Brezilya rüyasının sonu
Bolsonaro'nun zaferi, Jornal de Negócios'a göre büyük Brezilya barışının sonu anlamına geliyor:
“Faşist aşırıcı tavrıyla Bolsonaro, bugüne kadar hükümet eden işçi partisi PT'ye ve ülkedeki güvenlik zaafına verilmiş radikal bir yanıt özelliği taşıyor. Onun kazandığı zaferle Brezilya rüyası kendi içinde çökmüş oluyor: Yaşama sevinci, samba ve kramponlara dayalı bu geleceğin yükselen yıldızı, artık ayaklarına ağırlık bağlandığının farkında. Bolsonaro'nun zaferi, eski cumhurbaşkanlarından Lula da Silva'nın gücünün dorukta olduğu yıllarda seçkinler sınıfıyla ülkenin dışlanan kesimi arasında kurup geliştirdiği büyük Brezilya barışının sonu anlamına geliyor ... Ancak yolsuzluk ve rüşvet skandalları PT'yi sarstı ve böylece ulusal uzlaşı ve refah içinde bir gelecek rüyasını yerle bir etti.”

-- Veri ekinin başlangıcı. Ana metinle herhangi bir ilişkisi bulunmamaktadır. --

@@ -44,15 +44,14 @@
 #define TILE_STORE(v, tile, lane, DK)                                                                                \
     _Pragma("unroll") for (int k_ = 0; k_ < 4 * (DK); ++k_) {                                                        \
         const int idx_ = (lane) + 64 * k_, row_ = idx_ / (4 * (DK)), ch_ = idx_ % (4 * (DK));                         \
-        *reinterpret_cast<u32x4*>((tile) + row_ * RPITCH(DK) + ch_ * 8) = v[k_];                                      \
+        *reinterpret_cast<u32x4*>((tile) + tile_off<DK>(row_, ch_)) = v[k_];                                          \
     }
 
 template <int DK, int NCE>
-__global__ void __launch_bounds__(64) k_win_attn_fwd(const uint16_t* __restrict__ qkv, const float* __restrict__ table,
+__global__ void __launch_bounds__(64) __attribute__((amdgpu_waves_per_eu(DK == 2 ? 4 : 1))) k_win_attn_fwd(const uint16_t* __restrict__ qkv, const float* __restrict__ table,
                                                      uint16_t* __restrict__ out, float* __restrict__ lse, int heads, int C, int d,
                                                      float scale) {
-    constexpr int RP = RPITCH(DK);
-    __shared__ __attribute__((aligned(16))) uint16_t sV[64 * RP];
+    __shared__ __attribute__((aligned(16))) uint16_t sV[64 * TPITCH(DK)];
     __shared__ float sBias[176];
     const int lane = threadIdx.x, g4 = lane >> 4, l16 = lane & 15;
     const int w = blockIdx.x / heads, h = blockIdx.x - w * heads;
@@ -83,7 +82,7 @@
 #pragma unroll
     for (int s = 0; s < 2; ++s)
 #pragma unroll
-        for (int ce = 0; ce < NCE; ++ce) vt[s][ce] = tok_frag(sV, RP, s, 16 * ce, lane);
+        for (int ce = 0; ce < NCE; ++ce) vt[s][ce] = tok_frag<DK>(sV, s, 16 * ce, lane);
 
     const f32x4 zero = {0.f, 0.f, 0.f, 0.f};
 #pragma unroll
@@ -161,7 +160,8 @@
                                                      const float* __restrict__ lse, uint16_t* __restrict__ dqkv,
                                                      float* __restrict__ dbias_part, int n_windows, int heads, int C, int d, float scale,
                                                      int wstride) {
-    constexpr int RP = RPITCH(DK);
+    constexpr int RP = TPITCH(DK);
+    constexpr bool ROWREG = DK == 2;
     __shared__ __attribute__((aligned(16))) uint16_t sTiles[3 * 64 * RP];
     __shared__ __attribute__((aligned(16))) float sLse[64], sDelta[64];
     __shared__ float sBias[176];
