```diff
@@ -1562,35 +1563,14 @@
 
     const float* q = d->queries;
     const float q_inv = host_inv_norm_exact(q, dim);
-    double n2 = 0.0;
-    float amax = 0.0f;
-    for (uint32_t i = 0; i < dim; i++) {
-        n2 += (double)q[i] * q[i];
-        amax = fmaxf(amax, fabsf(q[i]));
-    }
-    const float qnorm = (float)(sqrt(n2) * (1.0 + 1e-6));
+    int8_t q8[OTT_QEMB_MAX * 4];
+    memset(q8, 0, ld8);
+    const I8Query iq = i8_query_quant(q, dim, cosine, q_inv, q8);
+    const float qnorm = iq.qnorm, s_q = iq.s_q, qrel = iq.qrel;
     out.assign(1, {});
     uncertified.assign(1, 1u);
     st.path_used = OTT_PATH_MFMA;
-    if (!query_regular(qnorm)) return OTT_OK;
-    const float pf = cosine ? q_inv : 1.0f;
-    const float e_max = amax * pf;
-    const float s_q = (e_max > 0.0f && e_max < __builtin_inff()) ? e_max / 127.0f : 1.0f;
-    const float inv_sq = 1.0f / s_q;
-    int8_t q8[OTT_QEMB_MAX * 4];
-    memset(q8, 0, ld8);
-    double se = 0.0, sx = 0.0;
-    for (uint32_t i = 0; i < dim; i++) {
-        const float xe = q[i] * pf;
-        float t = rintf(xe * inv_sq);
-        t = t == t ? fminf(fmaxf(t, -127.0f), 127.0f) : 0.0f;
-        q8[i] = (int8_t)(int)t;
-        const double df = (double)xe - (double)s_q * (double)(int)t;
-        se += df * df;
-        sx += (double)xe * (double)xe;
-    }
-    float qrel = sx > 0.0 ? (float)(sqrt(se / sx) * 1.0001) : 0.0f;
-    if (!(qrel <= 1.0f)) qrel = 1.0f;
+    if (!iq.regular) return OTT_OK;
 
     const ErrorModel em = error_model(level, false, dim, d->metric, true, s->opt.eps_scale_ppm, i8_rel);
     const float mx_norm = max_norm(s->min_pos_inv);
diff --git a/otters_amd/csrc/ott_multi.hip b/otters_amd/csrc/ott_multi.hip
--- a/otters_amd/csrc/ott_multi.hip
+++ b/otters_amd/csrc/ott_multi.hip
@@ -1030,6 +1030,13 @@
     return ms->n ? 1 : 0;
 }
 
+uint64_t multi_exact_finished(ott_store* ms) {
+    ott::host::SharedLock rd(ms->rw);
+    uint64_t total = 0;
+    for (ott_store* s : ms->multi->shards) total += ott_store_exact_finished(s);
+    return total;
+}
+
 int multi_sync(ott_store* ms) {
     for (ott_store* s : ms->multi->shards) {
         const int rc = ott_store_sync(s);
diff --git a/otters_amd/csrc/ott_planes.hip b/otters_amd/csrc/ott_planes.hip
--- a/otters_amd/csrc/ott_planes.hip
+++ b/otters_amd/csrc/ott_planes.hip
@@ -466,6 +466,16 @@
 }
 bool hi_plane_ready(ott_store* ctx) { return plane_ready(owner_of(ctx), owner_of(ctx)->planes.hi); }
 bool i8_plane_ready(ott_store* ctx) { return plane_ready(owner_of(ctx), owner_of(ctx)->planes.i8); }
+bool i8_plane_peek(ott_store* ctx, const int8_t** img_out, const float** scale_out, float* rel_max_out) {
+    ott_store* own = owner_of(ctx);
+    const PlaneSet& p = own->planes;
+    std::lock_guard<std::mutex> g(own->planes.mu);
+    if (!(p.i8.d != nullptr && !p.i8.off && !p.split.off && own->n != 0 && p.i8.rows == own->n && p.d_i8_scale != nullptr)) return false;
+    *img_out = (const int8_t*)p.i8.d;
+    *scale_out = p.d_i8_scale;
+    *rel_max_out = p.i8.rel;
+    return true;
+}
 
 bool first_plane_ready(ott_store* ctx) {
     ott_store* own = owner_of(ctx);
diff --git a/otters_amd/csrc/ott_store.hip b/otters_amd/csrc/ott_store.hip
--- a/otters_amd/csrc/ott_store.hip
+++ b/otters_amd/csrc/ott_store.hip
@@ -29,18 +29,18 @@
                              {"mfma_f32", 0},        {"no_hi_pass", 0},      {"no_batch_image", 0},       {"force_fallback", 2},      {"eps_scale_ppm", 2},
                              {"multi_fake_distinct", 0}, {"exact_prune", 1},            {"exact_sketch", 1},
                              {"id_gather", 1},       {"exact_sketch_bits", 2},   {"group_gather", 1},         {"exact_sketch_head", 1},
-                             {"masks_sweep", 2},     {"fuse_device", 1},         {"sparse_table", 1},
+                             {"masks_sweep", 2},     {"fuse_device", 1},         {"sparse_table", 1},         {"exact_i8_check", 1},
 #ifdef OTT_MFMA_DEBUG_BUILD
                              {"mfma_wg", 2},         {"mfma_growth", 2},     {"mfma_debug", 0},           {"mfma_abl", 2},            {"hi_tmin", 2},
                              {"mfma_no_dense", 0},   {"mfma_coop", 1},       {"mfma_spec", 1},            {"large_k_pre", 1},         {"merge_walk", 0},
                              {"merge_rank1", 1},     {"maxsim_fold", 1},
 #endif
 };
-static_assert(sizeof(kOptNames) / sizeof(kOptNames[0]) <= 25
+static_assert(sizeof(kOptNames) / sizeof(kOptNames[0]) <= 26
 #ifdef OTT_MFMA_DEBUG_BUILD
                                                             + 12
 #endif
-              , "the product library's option table stays at twenty-five entries");
+              , "the product library's option table stays at twenty-six entries");
 }
 
 int option_set(Options& o, const char* name, long long v) {
@@ -77,6 +77,7 @@
     if (n == "exact_sketch") return tri(o.exact_sketch);
     if (n == "exact_sketch_bits") { if (v != 1 && v != 3 && v != 4) return -1; o.exact_sketch_bits = (int)v; return 0; }
     if (n == "exact_sketch_head") return tri(o.exact_sketch_head);
+    if (n == "exact_i8_check") return tri(o.exact_i8_check);
     if (n == "id_gather") return tri(o.id_gather);
     if (n == "group_gather") return tri(o.group_gather);
     if (n == "fuse_device") return tri(o.fuse_device);
@@ -1094,6 +1095,11 @@
 }
 
 uint64_t ott_store_len(const ott_store* s) { return s ? store_rows(s) : 0; }
+uint64_t ott_store_exact_finished(const ott_store* s) {
+    if (!s) return 0;
+    if (s->multi) return multi_exact_finished(const_cast<ott_store*>(s));
+    return s->exact_finished.load(std::memory_order_relaxed);
+}
 uint32_t ott_store_dim(const ott_store* s) { return s ? s->dim : 0; }
 int ott_store_device(const ott_store* s) { return s ? s->device : -1; }
 
diff --git a/otters_amd/vec.py b/otters_amd/vec.py
--- a/otters_amd/vec.py
+++ b/otters_amd/vec.py
@@ -1409,6 +1409,9 @@
     def batch_ready(self) -> bool:
         return bool(self._n) and bool(N.lib().ott_store_batch_ready(self._handle()))
 
+    def exact_finished(self) -> int:
+        return int(N.lib().ott_store_exact_finished(self._handle()))
+
     def set_option(self, name: str, value: int) -> None:
         self._options[name] = int(value)
         if self._h is not None:
```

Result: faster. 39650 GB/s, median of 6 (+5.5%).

Güney Amerika'da sağ yükselişte
El Periódico de Catalunya'ya göre, Güney Amerika'nın sağa kayışı büyük ölçüde sol hükümetlerin neden olduğu hayal kırıklığıyla ilişkili:
“Güney Amerika'daki bu dev ülkenin seçmeni, ideolojik olarak Trump'a çok yakın bir adama teslim olmak için son ahlaki tereddütlerini bir kenara bıraktı ve bütün gelenekleri yıktı. Sebastián Piñera'nın Şili'de, Iván Duque'nun Kolombiya'da seçilmesinin ardından şimdi de Bolsonaro'nun zaferi Güney Amerika'da siyasi bir dönüşümü haber veriyor. Güçsüzleşen sol kendi hatalarının, muhalefetteyken eleştirdiği kötü alışkanlıklara kendisinin de alışmasının kurbanı oldu. ... Seçim sonuçları Bolsonaro'ya desteği gösterirken bir taraftan da son otuz yılın siyasi seçkinleriyle bir hesaplaşmaya işaret ediyor.”